# Bensalem, PA- ID#08-3591 Gretchen, F 10 MONTH



## Myamom (Oct 10, 2005)

PLEASE PASS THIS ON FOR GRETCHEN!!

XX URGENT

PLEASE CROSS POST

Forwarded Message:



[email protected]
to NJCare 
Sep 30 (2 days ago) Reply 



http://www.whspets.org/animals/detail?AnimalID=936752


Won't you think about adopting me?











Print an adoption flyer for 08-3591 Gretchen!


Name: 08-3591 Gretchen
Status: Available for Adoption (adoption info)
Species: Dog
Breed: German Shepherd Dog
Sex: Female
Current Size: 55 Pounds
Current Age: 9 Months (best estimate)
Indoor or Outdoor: Indoor Only
Housetrained: Yes
Description:
I'm only 10 months old and was given up because my family moved and couldn't take me with them. i am 55-60 pounds.



CONTACT: [email protected] 
[Bensalem PA]e


----------



## alane (May 14, 2008)

*Re: BENSALEM,PA-10MONTH FEMALE - GRETCHEN*

Gretchen's x-owner was told she is xx-urgent. She is house trained and crate trained. Gretchen loves to play with toys. She sounds like a really good dog.


----------



## Banditsdad (Oct 1, 2008)

*Re: BENSALEM,PA-10MONTH FEMALE - GRETCHEN*

I would love to get involved in rescue but then I read stories like this and see this beautiful pup and it breaks my heart.

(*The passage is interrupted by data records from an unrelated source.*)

template <typename T, int NT, int RPW, int CK, int SH, int SW, int DH, int DW, bool SINGLE, int EPI>
__global__ __launch_bounds__(256, (SINGLE && NT == 32) ? ((CK == 16 && EPI != 2) ? 4 : 3) : 2) void conv3x3_mfma_kernel(ConvArgs a) {
    typedef typename Frag<T>::type F;
    typedef __attribute__((ext_vector_type(4))) T T4;
    constexpr int VEC = Frag<T>::N;
    constexpr int CKP = CK + VEC;
    constexpr int NB = NT / 32;
    constexpr int TH = 4 * RPW;
    constexpr bool SUBPIX = conv_subpix(SH, SW, DH, DW, RPW);
    constexpr int IH = conv_halo_h(TH, SH, SUBPIX), IW = conv_halo_w(SW, SUBPIX), NPIX = IH * IW;
    constexpr int CPP = CK / VEC;
    constexpr int OP = NT + VEC;
    constexpr int XS_ELEMS = (SINGLE && TH * TW * OP > NPIX * CKP) ? TH * TW * OP : NPIX * CKP;
    extern __shared__ __attribute__((aligned(16))) unsigned char smem_raw[];
    T* Xs = reinterpret_cast<T*>(smem_raw);
    T* Os = Xs;
    T* Ws = Xs + XS_ELEMS;

    const int tid = threadIdx.x, lane = tid & 63, wave = tid >> 6;
    const int n0 = blockIdx.y * NT;
    const int Hv = (a.Hr - 1) * DH + 1, Wv = (a.Wr - 1) * DW + 1;
    const T* W = (const T*)a.w;
    constexpr bool single = SINGLE;
    const int frow = lane & 31, fk = (lane >> 5) * VEC, hsel = 4 * (lane >> 5);
    const int sp_rp = wave >> 1;
    const int sp_row = (wave & 1) * 4 + sp_rp + 2 * (frow >> 4), sp_col = 2 * (frow & 15);

    auto stage_weights = [&](int c0) {
        constexpr int NCH = NT * 9 * CPP, ROUNDS = (NCH + 255) / 256, GB = 4;
#pragma unroll
        for (int r0 = 0; r0 < ROUNDS; r0 += GB) {
            F v[GB];
#pragma unroll
            for (int g = 0; g < GB; ++g) {
                const int c = tid + (r0 + g) * 256, row = c / CPP, kc = (c % CPP) * VEC, n = n0 + row / 9;
                v[g] = frag_zero<T>();
                if (r0 + g < ROUNDS && c < NCH && n < a.COUT) v[g] = *reinterpret_cast<const F*>(W + ((long)n * 9 + row % 9) * a.CIN + c0 + kc);
            }
#pragma unroll
            for (int g = 0; g < GB; ++g) {
                const int c = tid + (r0 + g) * 256, row = c / CPP, kc = (c % CPP) * VEC;
                if (r0 + g < ROUNDS && c < NCH) *reinterpret_cast<F*>(Ws + (long)row * CKP + kc) = v[g];
            }
        }
    };

    __shared__ __attribute__((aligned(16))) float sbias[NT];
    for (int i = tid; i < NT; i += 256) sbias[i] = (a.bias && n0 + i < a.COUT) ? a.bias[n0 + i] : 0.f;

    __shared__ __attribute__((aligned(16))) float snorm[2 * NORM_MAX];
    if (a.mean)
        for (int i = tid; i < a.CIN; i += 256) {
            snorm[i] = a.mean[(long)blockIdx.z * a.CIN + i];
            snorm[NORM_MAX + i] = a.rstd[(long)blockIdx.z * a.CIN + i];
        }

    if (single) stage_weights(0);

    constexpr int CPO = NT / VEC;
    constexpr int NSV = EPI ? VEC : 1;
    float ssum[NSV], ssq[NSV], smu[EPI == 2 ? VEC : 1], srs[EPI == 2 ? VEC : 1];
#pragma unroll
    for (int e = 0; e < NSV; ++e) ssum[e] = ssq[e] = 0.f;
#pragma unroll
    for (int e = 0; e < (EPI == 2 ? VEC : 1); ++e) { smu[e] = 0.f; srs[e] = 1.f; }
    constexpr bool FWD = EPI == 1 || EPI == 3, DROP = EPI == 3;
    const bool stat1 = FWD && a.stat_mode == 1, stat2 = EPI == 2 && (a.stat_mode == 2 || a.stat_mode == 4);
    const bool apply5 = EPI == 2 && a.stat_mode == 5, store_y = a.stat_mode != 4;
    auto flush_stats = [&](int bimg) {
        if constexpr (EPI != 0) {
            constexpr int NGRP = 256 / CPO;
            constexpr int RP = NT + 1;
            static_assert((size_t)NGRP * RP * sizeof(float) <= ((size_t)XS_ELEMS + (size_t)NT * 9 * CKP) * sizeof(T), "reduction scratch fits in the (dead) halo + weight tiles");
            float* red = reinterpret_cast<float*>(smem_raw);
#pragma unroll
            for (int k = 0; k < 2; ++k) {
                __syncthreads();
                const int kcs = (tid % CPO) * VEC, grp = tid / CPO;
#pragma unroll
                for (int e = 0; e < NSV; ++e) red[grp * RP + kcs + e] = k ? ssq[e] : ssum[e];
                __syncthreads();
                for (int i = tid; i < NT; i += 256) {
                    const int n = n0 + i;
                    double acc2 = 0.0;
                    for (int g = 0; g < NGRP; ++g) acc2 += (double)red[g * RP + i];
                    if (n < a.COUT) slot_store(a.stat_ws, bimg, a.stat_slots, a.COUT, n, k, acc2);
                }
            }
        }
    };

    const int tiles_per_img = a.tiles_h * a.tiles_w;
    const int b = blockIdx.z;
    if constexpr (EPI == 2) {
        if (stat2 || apply5) {
            const double* compact = a.stat_ws + slot_compact_offset(a.B, a.stat_slots, a.COUT);
            const double inv_hw = 1.0 / ((double)a.Ho * a.Wo);
#pragma unroll
            for (int e = 0; e < VEC; ++e) {
                const int n = n0 + (tid % CPO) * VEC + e;
                smu[e] = n < a.COUT ? a.stat_mean[(long)b * a.COUT + n] : 0.f;
                srs[e] = n < a.COUT ? a.stat_rstd[(long)b * a.COUT + n] : 1.f;
                if (apply5) {
                    ssum[e] = n < a.COUT ? (float)(compact[((long)b * a.COUT + n) * 2] * inv_hw) : 0.f;
                    ssq[e] = n < a.COUT ? (float)(compact[((long)b * a.COUT + n) * 2 + 1] * inv_hw) : 0.f;
                }
            }
        }
    }
    uint32_t ckeep[NB];
#pragma unroll
    for (int j = 0; j < NB; ++j) ckeep[j] = 0xffffu;
    if constexpr (DROP) {
        if (a.drop_thresh && a.drop_channel) {
#pragma unroll
            for (int j = 0; j < NB; ++j) {
                ckeep[j] = 0;
#pragma unroll
                for (int r = 0; r < 16; r += 2) {
                    const uint32_t hsh = drop_pair_bits(a.drop_seed, ((uint64_t)b * a.COUT + n0 + j * 32 + 8 * (r >> 2) + hsel + (r & 3)) >> 1);
                    ckeep[j] |= (uint32_t)((hsh & 0xffffu) >= a.drop_thresh) << r | (uint32_t)((hsh >> 16) >= a.drop_thresh) << (r + 1);
                }
            }
        }
    }
    constexpr bool PF = true;
    constexpr int XR = (NPIX + 255) / 256;
    constexpr int WNCH = NT * 9 * CPP, WR = SINGLE ? 1 : (WNCH + 255) / 256;
    F xv[XR][CPP], wv[WR];
    unsigned xok = 0;
    const T* X = (const T*)a.x + (long)b * a.Hr * a.Wr * a.CIN;
    auto load_x = [&](int rem, int c0) {
        const int th = rem / a.tiles_w, tw = rem - th * a.tiles_w;
        const int vh0 = th * TH * SH - 1, vw0 = tw * TW * SW - 1;
        xok = 0;
#pragma unroll
        for (int r = 0; r < XR; ++r) {
            const int pix = tid + r * 256;
            const int il = pix / IW, jl = pix - il * IW;
            const int vh = vh0 + (SUBPIX ? 2 * il + 1 : il), vw = vw0 + (SUBPIX ? 2 * jl + 1 : jl);
            const bool ok = pix < NPIX && vh >= 0 && vh < Hv && vw >= 0 && vw < Wv && (vh & (DH - 1)) == 0 && (vw & (DW - 1)) == 0;
            const T* src = X + ((long)(vh >> (DH >> 1)) * a.Wr + (vw >> (DW >> 1))) * a.CIN + c0;
#pragma unroll
            for (int k = 0; k < CPP; ++k) {
                xv[r][k] = frag_zero<T>();
                if (ok) xv[r][k] = *reinterpret_cast<const F*>(src + k * VEC);
            }
            xok |= (unsigned)ok << r;
        }
    };
    auto store_x = [&](int c0) {
#pragma unroll
        for (int r = 0; r < XR; ++r) {
            const int pix = tid + r * 256;
            if (a.mean && ((xok >> r) & 1)) {
#pragma unroll
                for (int k = 0; k < CPP; ++k)
#pragma unroll
                    for (int q4 = 0; q4 < VEC / 4; ++q4) {
                        const f32x4 mu = *reinterpret_cast<const f32x4*>(&snorm[c0 + k * VEC + 4 * q4]);
                        const f32x4 rs = *reinterpret_cast<const f32x4*>(&snorm[NORM_MAX + c0 + k * VEC + 4 * q4]);
#pragma unroll
                        for (int e = 0; e < 4; ++e)
                            xv[r][k][4 * q4 + e] = from_f32<T>((to_f32(xv[r][k][4 * q4 + e]) - mu[e]) * rs[e]);
                    }
            }
            if (pix < NPIX)
#pragma unroll
                for (int k = 0; k < CPP; ++k) *reinterpret_cast<F*>(Xs + (long)pix * CKP + k * VEC) = xv[r][k];
        }
    };
    auto load_w = [&](int c0) {
#pragma unroll
        for (int r = 0; r < WR; ++r) {
            const int c = tid + r * 256, row = c / CPP, kc = (c % CPP) * VEC, n = n0 + row / 9;
            wv[r] = frag_zero<T>();
            if (c < WNCH && n < a.COUT) wv[r] = *reinterpret_cast<const F*>(W + ((long)n * 9 + row % 9) * a.CIN + c0 + kc);
        }
    };
    auto store_w = [&]() {
#pragma unroll
        for (int r = 0; r < WR; ++r) {
            const int c = tid + r * 256, row = c / CPP, kc = (c % CPP) * VEC;
            if (c < WNCH) *reinterpret_cast<F*>(Ws + (long)row * CKP + kc) = wv[r];
        }
    };
    if constexpr (PF) {
        if ((int)blockIdx.x < tiles_per_img) { load_x(blockIdx.x, 0); load_w(0); }
    }

    for (int rem = blockIdx.x; rem < tiles_per_img; rem += gridDim.x) {
        const int th = rem / a.tiles_w, tw = rem - th * a.tiles_w;
        const int oh0 = th * TH, ow0 = tw * TW;
        const int vh0 = oh0 * SH - 1;

        f32x16 acc[RPW][NB];
#pragma unroll
        for (int i = 0; i < RPW; ++i)
#pragma unroll
            for (int j = 0; j < NB; ++j)
#pragma unroll
                for (int r = 0; r < 16; ++r) acc[i][j][r] = 0.f;

        for (int c0 = 0; c0 < a.CIN; c0 += CK) {
            __syncthreads();
            if constexpr (!PF) load_x(rem, c0);
            store_x(c0);
            if constexpr (!SINGLE) store_w();
            __syncthreads();
            if constexpr (PF) {
                int nc0 = c0 + CK, nrem = rem;
                if (nc0 >= a.CIN) { nc0 = 0; nrem = rem + gridDim.x; }
                if (nrem < tiles_per_img) { load_x(nrem, nc0); load_w(nc0); }
            }
            bool row_live[RPW][3];
#pragma unroll
            for (int i = 0; i < RPW; ++i)
#pragma unroll
                for (int kh = 0; kh < 3; ++kh) row_live[i][kh] = DH == 1 || (((vh0 + (wave * RPW + i) * SH + kh) & (DH - 1)) == 0);
            if constexpr (SUBPIX) {
                const int vw0 = ow0 * SW - 1;
#pragma unroll
                for (int tap = 0; tap < 9; ++tap) {
                    const int kh = tap / 3, kw = tap % 3;
                    if (((vh0 + sp_rp + kh) & 1) != 0) continue;
                    const bool lc[2] = {((vw0 + kw) & 1) == 0, ((vw0 + 1 + kw) & 1) == 0};
#pragma unroll
                    for (int kk = 0; kk < CK; kk += KStep<T>::value) {
                        F af[2], bf[NB];
#pragma unroll
                        for (int cp = 0; cp < 2; ++cp)
                            if (lc[cp]) af[cp] = *reinterpret_cast<const F*>(Xs + (long)(((sp_row + kh) >> 1) * IW + ((sp_col + cp + kw) >> 1)) * CKP + kk + fk);
#pragma unroll
                        for (int j = 0; j < NB; ++j)
                            bf[j] = *reinterpret_cast<const F*>(Ws + (long)((j * 32 + frow) * 9 + tap) * CKP + kk + fk);
#pragma unroll
                        for (int cp = 0; cp < 2; ++cp) {
                            if (!lc[cp]) continue;
#pragma unroll
                            for (int j = 0; j < NB; ++j) mma32(acc[cp][j], bf[j], af[cp]);
                        }
                    }
                }
            } else
#pragma unroll
            for (int tap = 0; tap < 9; ++tap) {
                const int kh = tap / 3, kw = tap % 3;
                bool any_live = false;
#pragma unroll
                for (int i = 0; i < RPW; ++i) any_live = any_live || row_live[i][kh];
                if (!any_live) continue;
#pragma unroll
                for (int kk = 0; kk < CK; kk += KStep<T>::value) {
                    F af[RPW], bf[NB];
#pragma unroll
                    for (int i = 0; i < RPW; ++i) {
                        const int pix = ((wave * RPW + i) * SH + kh) * IW + frow * SW + kw;
                        af[i] = *reinterpret_cast<const F*>(Xs + (long)pix * CKP + kk + fk);
                    }
#pragma unroll
                    for (int j = 0; j < NB; ++j)
                        bf[j] = *reinterpret_cast<const F*>(Ws + (long)((j * 32 + frow) * 9 + tap) * CKP + kk + fk);
#pragma unroll
                    for (int i = 0; i < RPW; ++i) {
                        if (!row_live[i][kh]) continue;
#pragma unroll
                        for (int j = 0; j < NB; ++j) mma32(acc[i][j], bf[j], af[i]);
                    }
                }
            }
        }

        const float oscale = a.mask ? a.mask_scale : 1.f;
        const bool drop_chan = DROP && a.drop_thresh != 0 && a.drop_channel;
        __syncthreads();
#pragma unroll
        for (int j = 0; j < NB; ++j)
#pragma unroll
            for (int i = 0; i < RPW; ++i) {
                T* orow = Os + (long)(SUBPIX ? sp_row * TW + sp_col + i : (wave * RPW + i) * TW + frow) * OP + j * 32 + hsel;
#pragma unroll
                for (int g = 0; g < 4; ++g) {
                    T4 o;
                    const uint32_t k4 = ckeep[j] >> (4 * g);
                    const f32x4 bq = *reinterpret_cast<const f32x4*>(&sbias[j * 32 + 8 * g + hsel]);
#pragma unroll
                    for (int e = 0; e < 4; ++e) {
                        float v = acc[i][j][4 * g + e] + bq[e];
                        if (a.relu) v = fmaxf(v, 0.f);
                        if constexpr (DROP) {
                            if (drop_chan) v = ((k4 >> e) & 1u) ? v * a.drop_scale : 0.f;
                        } else {
                            v *= oscale;
                        }
                        o[e] = from_f32<T>(v);
                    }
                    *reinterpret_cast<T4*>(orow + 8 * g) = o;
                }
            }
        __syncthreads();
        T* Y = (T*)a.y + (long)b * a.Ho * a.Wo * a.COUT;
        const T* Mk = a.mask ? (const T*)a.mask + (long)b * a.Ho * a.Wo * a.COUT : nullptr;
        const T* SX = (stat2 || apply5) ? (const T*)a.stat_x + (long)b * a.Ho * a.Wo * a.COUT : nullptr;
#pragma unroll(EPI == 0 ? 8 : 4)
        for (int c = tid; c < TH * TW * CPO; c += 256) {
            const int pl = c / CPO, kc = (c % CPO) * VEC;
            const int oh = oh0 + pl / TW, ow = ow0 + pl % TW, n = n0 + kc;
            if (oh >= a.Ho || ow >= a.Wo || n >= a.COUT) continue;
            F v = *reinterpret_cast<const F*>(Os + (long)pl * OP + kc);
            const long o = ((long)oh * a.Wo + ow) * a.COUT + n;
            if constexpr (DROP) {
                if (a.drop_thresh && !a.drop_channel) {
                    const uint64_t pbase = ((uint64_t)b * a.Ho * a.Wo * a.COUT + (uint64_t)o) >> 1;
                    const uint32_t h0 = (uint32_t)pbase ^ (uint32_t)(pbase >> 32) * 0x27D4EB2Fu;
                    const uint32_t slo = (uint32_t)a.drop_seed, shi = (uint32_t)(a.drop_seed >> 32);
#pragma unroll
                    for (int e = 0; e < VEC / 2; ++e) {
                        const uint32_t hsh = hash32(slo, shi, h0 ^ (uint32_t)e);
                        v[2 * e] = (hsh & 0xffffu) >= a.drop_thresh ? from_f32<T>(to_f32(v[2 * e]) * a.drop_scale) : from_f32<T>(0.f);
                        v[2 * e + 1] = (hsh >> 16) >= a.drop_thresh ? from_f32<T>(to_f32(v[2 * e + 1]) * a.drop_scale) : from_f32<T>(0.f);
                    }
                }
            }
            if (Mk) {
                typedef typename std::conditional<sizeof(T) == 2, short, int>::type I;
                typedef __attribute__((ext_vector_type(VEC))) I IV;
                const IV m = *reinterpret_cast<const IV*>(Mk + o);
                const IV keep = m > (I)0;
// ... 12 lines not shown
                        if (a.stat_relu) d = xf > 0.f ? d * a.stat_relu_scale : 0.f;
                        v[e] = from_f32<T>(d);
                    }
                }
            }
            if (store_y) *reinterpret_cast<F*>(Y + o) = v;
            if constexpr (FWD) {
                if (stat1) {
#pragma unroll
                    for (int e = 0; e < VEC; ++e) { const float f = to_f32(v[e]); ssum[e] += f; ssq[e] += f * f; }
                }
            } else if constexpr (EPI == 2) {
                if (stat2) {
                    const F xv = *reinterpret_cast<const F*>(SX + o);
#pragma unroll
                    for (int e = 0; e < VEC; ++e) { const float f = to_f32(v[e]); ssum[e] += f; ssq[e] += f * ((to_f32(xv[e]) - smu[e]) * srs[e]); }
                }
            }
        }
    }
    if (stat1 || stat2) flush_stats(b);
}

I don`t have the stomach to deal with it and the ones I couldn`t save.


----------



## ebrannan (Aug 14, 2006)

Are you sure she is urgent? 
I have gone through their Web site and they sound very proactive. Below is an excerpt I took from their site. Just wondering ...








_
The Women's Humane Society is an open admissions or unlimited access shelter, meaning we turn no unwanted animal away. We will euthanize when space becomes an issue. We have not had to euthanize dogs because of space issues since 1999, when the internet became a popular tool in pet adoption. There continue to be many more cats and kittens that will need homes than there are shelter, rescue, foster care space and adopters during the busy kitten season of summer and early fall. _
_
We are a humane shelter, meaning we will end suffering or the high risk of suffering in the future for that animal or others at the shelter, in an adopter's home, or their community. While we respect the work of our limited access or no kill counterparts in the animal rescue and adoption field, we stand by our position to turn no one away and keep adoption affordable. You may learn more about how we determine suffering and risks by reading the section on 'Giving Up an Animal' and the two adoption pages on the menu to the left. We invite you to sign our guest book and review the many topics covered on this site._


----------



## ToFree24 (Jan 2, 2007)

*Re: BENSALEM,PA-10MONTH FEMALE - GRETCHEN*

Can you foster, maybe a rescue could step in?


----------



## ILGHAUS (Nov 25, 2002)

*Re: BENSALEM,PA-10MONTH FEMALE - GRETCHEN*

Because of what is posted on their web site I am going to move this to Non-Urgent as this does not sound like a high-kill shelter.


----------



## alane (May 14, 2008)

*Re: BENSALEM,PA-10MONTH FEMALE - GRETCHEN*

I read an email the x owner sent to my rescue that she is in DANGER!!!!!!! From her email it sounds x-urgent


----------



## Myamom (Oct 10, 2005)

*Re: BENSALEM,PA-10MONTH FEMALE - GRETCHEN*

Per the ex owner:

" owner said no one looked at her and she is in danger of being pts TODAY."


----------



## brt (Sep 16, 2008)

*Re: BENSALEM,PA-10MONTH FEMALE - GRETCHEN*



> Originally Posted By: BanditsdadI would love to get involved in rescue but then I read stories like this and see this beautiful pup and it breaks my heart. I don`t have the stomach to deal with it and the ones I couldn`t save.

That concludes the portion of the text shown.